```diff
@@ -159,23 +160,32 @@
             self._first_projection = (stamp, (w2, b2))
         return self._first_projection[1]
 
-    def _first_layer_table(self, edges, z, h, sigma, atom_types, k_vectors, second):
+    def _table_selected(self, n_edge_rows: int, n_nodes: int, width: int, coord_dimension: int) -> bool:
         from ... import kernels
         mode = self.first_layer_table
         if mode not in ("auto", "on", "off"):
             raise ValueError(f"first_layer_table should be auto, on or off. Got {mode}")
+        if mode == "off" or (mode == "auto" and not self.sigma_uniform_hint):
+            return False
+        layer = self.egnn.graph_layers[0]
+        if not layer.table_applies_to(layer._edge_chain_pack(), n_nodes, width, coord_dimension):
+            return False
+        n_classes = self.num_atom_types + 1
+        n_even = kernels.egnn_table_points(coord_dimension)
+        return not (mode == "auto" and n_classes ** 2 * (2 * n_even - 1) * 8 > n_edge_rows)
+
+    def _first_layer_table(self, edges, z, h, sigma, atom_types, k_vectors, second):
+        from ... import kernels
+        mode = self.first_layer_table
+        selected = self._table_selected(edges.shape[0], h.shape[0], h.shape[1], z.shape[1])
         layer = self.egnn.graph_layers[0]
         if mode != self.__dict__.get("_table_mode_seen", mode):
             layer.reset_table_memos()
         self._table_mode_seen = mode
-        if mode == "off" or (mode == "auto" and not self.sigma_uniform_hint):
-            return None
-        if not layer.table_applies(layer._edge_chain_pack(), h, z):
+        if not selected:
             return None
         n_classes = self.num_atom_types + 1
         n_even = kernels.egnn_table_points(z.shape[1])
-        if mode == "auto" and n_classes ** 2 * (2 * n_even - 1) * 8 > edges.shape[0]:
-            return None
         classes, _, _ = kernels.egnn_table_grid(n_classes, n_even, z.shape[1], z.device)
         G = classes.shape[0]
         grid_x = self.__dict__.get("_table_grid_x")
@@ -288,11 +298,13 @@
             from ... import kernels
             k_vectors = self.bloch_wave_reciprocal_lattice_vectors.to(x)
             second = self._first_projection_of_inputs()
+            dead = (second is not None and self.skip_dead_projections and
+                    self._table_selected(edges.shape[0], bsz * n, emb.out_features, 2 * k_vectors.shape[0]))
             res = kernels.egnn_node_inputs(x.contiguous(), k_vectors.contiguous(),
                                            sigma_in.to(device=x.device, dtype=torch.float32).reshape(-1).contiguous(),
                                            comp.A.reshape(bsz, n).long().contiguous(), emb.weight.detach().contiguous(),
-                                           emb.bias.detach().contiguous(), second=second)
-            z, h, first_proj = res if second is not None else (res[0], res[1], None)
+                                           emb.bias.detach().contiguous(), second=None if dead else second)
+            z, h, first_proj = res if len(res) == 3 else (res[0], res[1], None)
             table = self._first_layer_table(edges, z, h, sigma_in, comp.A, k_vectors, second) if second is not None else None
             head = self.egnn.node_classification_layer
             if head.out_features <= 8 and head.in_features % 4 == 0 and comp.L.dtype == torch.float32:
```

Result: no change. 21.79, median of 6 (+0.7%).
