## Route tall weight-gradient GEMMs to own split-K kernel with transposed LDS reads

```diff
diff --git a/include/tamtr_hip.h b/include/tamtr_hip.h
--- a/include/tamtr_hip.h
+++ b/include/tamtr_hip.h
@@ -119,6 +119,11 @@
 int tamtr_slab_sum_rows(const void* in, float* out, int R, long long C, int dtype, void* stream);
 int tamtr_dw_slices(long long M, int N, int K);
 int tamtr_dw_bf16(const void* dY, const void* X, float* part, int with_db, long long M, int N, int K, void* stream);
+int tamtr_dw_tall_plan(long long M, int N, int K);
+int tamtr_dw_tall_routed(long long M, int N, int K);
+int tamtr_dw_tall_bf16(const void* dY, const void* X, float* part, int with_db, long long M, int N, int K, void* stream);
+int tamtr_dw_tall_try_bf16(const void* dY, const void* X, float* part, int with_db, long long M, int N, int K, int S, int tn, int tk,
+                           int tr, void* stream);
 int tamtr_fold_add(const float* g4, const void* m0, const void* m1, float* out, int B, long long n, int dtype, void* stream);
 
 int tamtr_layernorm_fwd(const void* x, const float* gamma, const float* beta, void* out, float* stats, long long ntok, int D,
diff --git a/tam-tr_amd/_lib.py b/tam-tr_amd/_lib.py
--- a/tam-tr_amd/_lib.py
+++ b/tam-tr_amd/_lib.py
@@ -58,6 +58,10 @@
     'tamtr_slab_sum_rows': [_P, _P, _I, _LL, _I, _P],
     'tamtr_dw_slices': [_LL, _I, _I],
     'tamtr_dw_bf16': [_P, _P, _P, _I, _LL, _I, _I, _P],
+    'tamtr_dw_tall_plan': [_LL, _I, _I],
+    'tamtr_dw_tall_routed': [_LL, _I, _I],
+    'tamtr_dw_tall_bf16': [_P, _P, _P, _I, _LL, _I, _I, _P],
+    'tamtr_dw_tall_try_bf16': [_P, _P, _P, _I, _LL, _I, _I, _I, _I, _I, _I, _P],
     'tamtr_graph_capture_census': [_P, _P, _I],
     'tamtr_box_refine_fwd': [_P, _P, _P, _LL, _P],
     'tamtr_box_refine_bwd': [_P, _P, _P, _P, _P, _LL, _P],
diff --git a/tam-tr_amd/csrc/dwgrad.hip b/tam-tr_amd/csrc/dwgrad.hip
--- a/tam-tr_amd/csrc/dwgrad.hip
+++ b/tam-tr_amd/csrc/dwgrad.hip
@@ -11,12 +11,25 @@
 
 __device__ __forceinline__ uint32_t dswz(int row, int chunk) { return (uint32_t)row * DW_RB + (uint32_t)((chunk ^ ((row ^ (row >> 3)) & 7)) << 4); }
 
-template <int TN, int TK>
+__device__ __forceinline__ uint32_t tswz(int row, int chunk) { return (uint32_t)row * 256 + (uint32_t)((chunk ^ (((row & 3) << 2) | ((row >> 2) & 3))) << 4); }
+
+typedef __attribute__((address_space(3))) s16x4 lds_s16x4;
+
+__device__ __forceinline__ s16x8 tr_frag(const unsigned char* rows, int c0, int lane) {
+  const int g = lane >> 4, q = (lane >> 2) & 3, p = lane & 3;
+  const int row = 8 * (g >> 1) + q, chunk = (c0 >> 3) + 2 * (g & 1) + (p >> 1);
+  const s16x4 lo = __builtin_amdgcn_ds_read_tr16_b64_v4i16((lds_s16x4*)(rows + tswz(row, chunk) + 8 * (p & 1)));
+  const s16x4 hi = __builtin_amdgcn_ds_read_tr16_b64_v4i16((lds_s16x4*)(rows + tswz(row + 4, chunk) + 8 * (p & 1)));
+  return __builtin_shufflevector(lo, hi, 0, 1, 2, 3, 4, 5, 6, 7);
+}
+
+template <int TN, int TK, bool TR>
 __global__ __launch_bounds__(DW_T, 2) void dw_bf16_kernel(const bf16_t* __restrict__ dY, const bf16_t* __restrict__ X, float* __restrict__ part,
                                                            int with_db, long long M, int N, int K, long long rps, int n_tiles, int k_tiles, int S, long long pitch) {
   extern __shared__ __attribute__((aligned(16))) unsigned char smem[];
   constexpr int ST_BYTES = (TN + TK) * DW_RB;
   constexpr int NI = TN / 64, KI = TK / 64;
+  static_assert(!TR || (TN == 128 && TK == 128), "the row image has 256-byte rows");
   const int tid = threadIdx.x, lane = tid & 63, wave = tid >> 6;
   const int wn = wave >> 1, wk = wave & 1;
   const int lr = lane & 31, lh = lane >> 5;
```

**Work item**
Copy out each record exactly as given, omitting none.

**Response to the task**
```diff
@@ -159,23 +160,32 @@
             self._first_projection = (stamp, (w2, b2))
         return self._first_projection[1]
 
-    def _first_layer_table(self, edges, z, h, sigma, atom_types, k_vectors, second):
+    def _table_selected(self, n_edge_rows: int, n_nodes: int, width: int, coord_dimension: int) -> bool:
         from ... import kernels
         mode = self.first_layer_table
         if mode not in ("auto", "on", "off"):
             raise ValueError(f"first_layer_table should be auto, on or off. Got {mode}")
+        if mode == "off" or (mode == "auto" and not self.sigma_uniform_hint):
+            return False
+        layer = self.egnn.graph_layers[0]
+        if not layer.table_applies_to(layer._edge_chain_pack(), n_nodes, width, coord_dimension):
+            return False
+        n_classes = self.num_atom_types + 1
+        n_even = kernels.egnn_table_points(coord_dimension)
+        return not (mode == "auto" and n_classes ** 2 * (2 * n_even - 1) * 8 > n_edge_rows)
+
+    def _first_layer_table(self, edges, z, h, sigma, atom_types, k_vectors, second):
+        from ... import kernels
+        mode = self.first_layer_table
+        selected = self._table_selected(edges.shape[0], h.shape[0], h.shape[1], z.shape[1])
         layer = self.egnn.graph_layers[0]
         if mode != self.__dict__.get("_table_mode_seen", mode):
             layer.reset_table_memos()
         self._table_mode_seen = mode
-        if mode == "off" or (mode == "auto" and not self.sigma_uniform_hint):
-            return None
-        if not layer.table_applies(layer._edge_chain_pack(), h, z):
+        if not selected:
             return None
         n_classes = self.num_atom_types + 1
         n_even = kernels.egnn_table_points(z.shape[1])
-        if mode == "auto" and n_classes ** 2 * (2 * n_even - 1) * 8 > edges.shape[0]:
-            return None
         classes, _, _ = kernels.egnn_table_grid(n_classes, n_even, z.shape[1], z.device)
         G = classes.shape[0]
         grid_x = self.__dict__.get("_table_grid_x")
@@ -288,11 +298,13 @@
             from ... import kernels
             k_vectors = self.bloch_wave_reciprocal_lattice_vectors.to(x)
             second = self._first_projection_of_inputs()
+            dead = (second is not None and self.skip_dead_projections and
+                    self._table_selected(edges.shape[0], bsz * n, emb.out_features, 2 * k_vectors.shape[0]))
             res = kernels.egnn_node_inputs(x.contiguous(), k_vectors.contiguous(),
                                            sigma_in.to(device=x.device, dtype=torch.float32).reshape(-1).contiguous(),
                                            comp.A.reshape(bsz, n).long().contiguous(), emb.weight.detach().contiguous(),
-                                           emb.bias.detach().contiguous(), second=second)
-            z, h, first_proj = res if second is not None else (res[0], res[1], None)
+                                           emb.bias.detach().contiguous(), second=None if dead else second)
+            z, h, first_proj = res if len(res) == 3 else (res[0], res[1], None)
             table = self._first_layer_table(edges, z, h, sigma_in, comp.A, k_vectors, second) if second is not None else None
             head = self.egnn.node_classification_layer
             if head.out_features <= 8 and head.in_features % 4 == 0 and comp.L.dtype == torch.float32:
```

Result: no change. 21.79, median of 6 (+0.7%).
## Route tall weight-gradient GEMMs to own split-K kernel with transposed LDS reads

```diff
diff --git a/include/tamtr_hip.h b/include/tamtr_hip.h
--- a/include/tamtr_hip.h
+++ b/include/tamtr_hip.h
@@ -119,6 +119,11 @@
 int tamtr_slab_sum_rows(const void* in, float* out, int R, long long C, int dtype, void* stream);
 int tamtr_dw_slices(long long M, int N, int K);
 int tamtr_dw_bf16(const void* dY, const void* X, float* part, int with_db, long long M, int N, int K, void* stream);
+int tamtr_dw_tall_plan(long long M, int N, int K);
+int tamtr_dw_tall_routed(long long M, int N, int K);
+int tamtr_dw_tall_bf16(const void* dY, const void* X, float* part, int with_db, long long M, int N, int K, void* stream);
+int tamtr_dw_tall_try_bf16(const void* dY, const void* X, float* part, int with_db, long long M, int N, int K, int S, int tn, int tk,
+                           int tr, void* stream);
 int tamtr_fold_add(const float* g4, const void* m0, const void* m1, float* out, int B, long long n, int dtype, void* stream);
 
 int tamtr_layernorm_fwd(const void* x, const float* gamma, const float* beta, void* out, float* stats, long long ntok, int D,
diff --git a/tam-tr_amd/_lib.py b/tam-tr_amd/_lib.py
--- a/tam-tr_amd/_lib.py
+++ b/tam-tr_amd/_lib.py
@@ -58,6 +58,10 @@
     'tamtr_slab_sum_rows': [_P, _P, _I, _LL, _I, _P],
     'tamtr_dw_slices': [_LL, _I, _I],
     'tamtr_dw_bf16': [_P, _P, _P, _I, _LL, _I, _I, _P],
+    'tamtr_dw_tall_plan': [_LL, _I, _I],
+    'tamtr_dw_tall_routed': [_LL, _I, _I],
+    'tamtr_dw_tall_bf16': [_P, _P, _P, _I, _LL, _I, _I, _P],
+    'tamtr_dw_tall_try_bf16': [_P, _P, _P, _I, _LL, _I, _I, _I, _I, _I, _I, _P],
     'tamtr_graph_capture_census': [_P, _P, _I],
     'tamtr_box_refine_fwd': [_P, _P, _P, _LL, _P],
     'tamtr_box_refine_bwd': [_P, _P, _P, _P, _P, _LL, _P],
diff --git a/tam-tr_amd/csrc/dwgrad.hip b/tam-tr_amd/csrc/dwgrad.hip
--- a/tam-tr_amd/csrc/dwgrad.hip
+++ b/tam-tr_amd/csrc/dwgrad.hip
@@ -11,12 +11,25 @@
 
 __device__ __forceinline__ uint32_t dswz(int row, int chunk) { return (uint32_t)row * DW_RB + (uint32_t)((chunk ^ ((row ^ (row >> 3)) & 7)) << 4); }
 
-template <int TN, int TK>
+__device__ __forceinline__ uint32_t tswz(int row, int chunk) { return (uint32_t)row * 256 + (uint32_t)((chunk ^ (((row & 3) << 2) | ((row >> 2) & 3))) << 4); }
+
+typedef __attribute__((address_space(3))) s16x4 lds_s16x4;
+
+__device__ __forceinline__ s16x8 tr_frag(const unsigned char* rows, int c0, int lane) {
+  const int g = lane >> 4, q = (lane >> 2) & 3, p = lane & 3;
+  const int row = 8 * (g >> 1) + q, chunk = (c0 >> 3) + 2 * (g & 1) + (p >> 1);
+  const s16x4 lo = __builtin_amdgcn_ds_read_tr16_b64_v4i16((lds_s16x4*)(rows + tswz(row, chunk) + 8 * (p & 1)));
+  const s16x4 hi = __builtin_amdgcn_ds_read_tr16_b64_v4i16((lds_s16x4*)(rows + tswz(row + 4, chunk) + 8 * (p & 1)));
+  return __builtin_shufflevector(lo, hi, 0, 1, 2, 3, 4, 5, 6, 7);
+}
+
+template <int TN, int TK, bool TR>
 __global__ __launch_bounds__(DW_T, 2) void dw_bf16_kernel(const bf16_t* __restrict__ dY, const bf16_t* __restrict__ X, float* __restrict__ part,
                                                            int with_db, long long M, int N, int K, long long rps, int n_tiles, int k_tiles, int S, long long pitch) {
   extern __shared__ __attribute__((aligned(16))) unsigned char smem[];
   constexpr int ST_BYTES = (TN + TK) * DW_RB;
   constexpr int NI = TN / 64, KI = TK / 64;
+  static_assert(!TR || (TN == 128 && TK == 128), "the row image has 256-byte rows");
   const int tid = threadIdx.x, lane = tid & 63, wave = tid >> 6;
   const int wn = wave >> 1, wk = wave & 1;
   const int lr = lane & 31, lh = lane >> 5;
```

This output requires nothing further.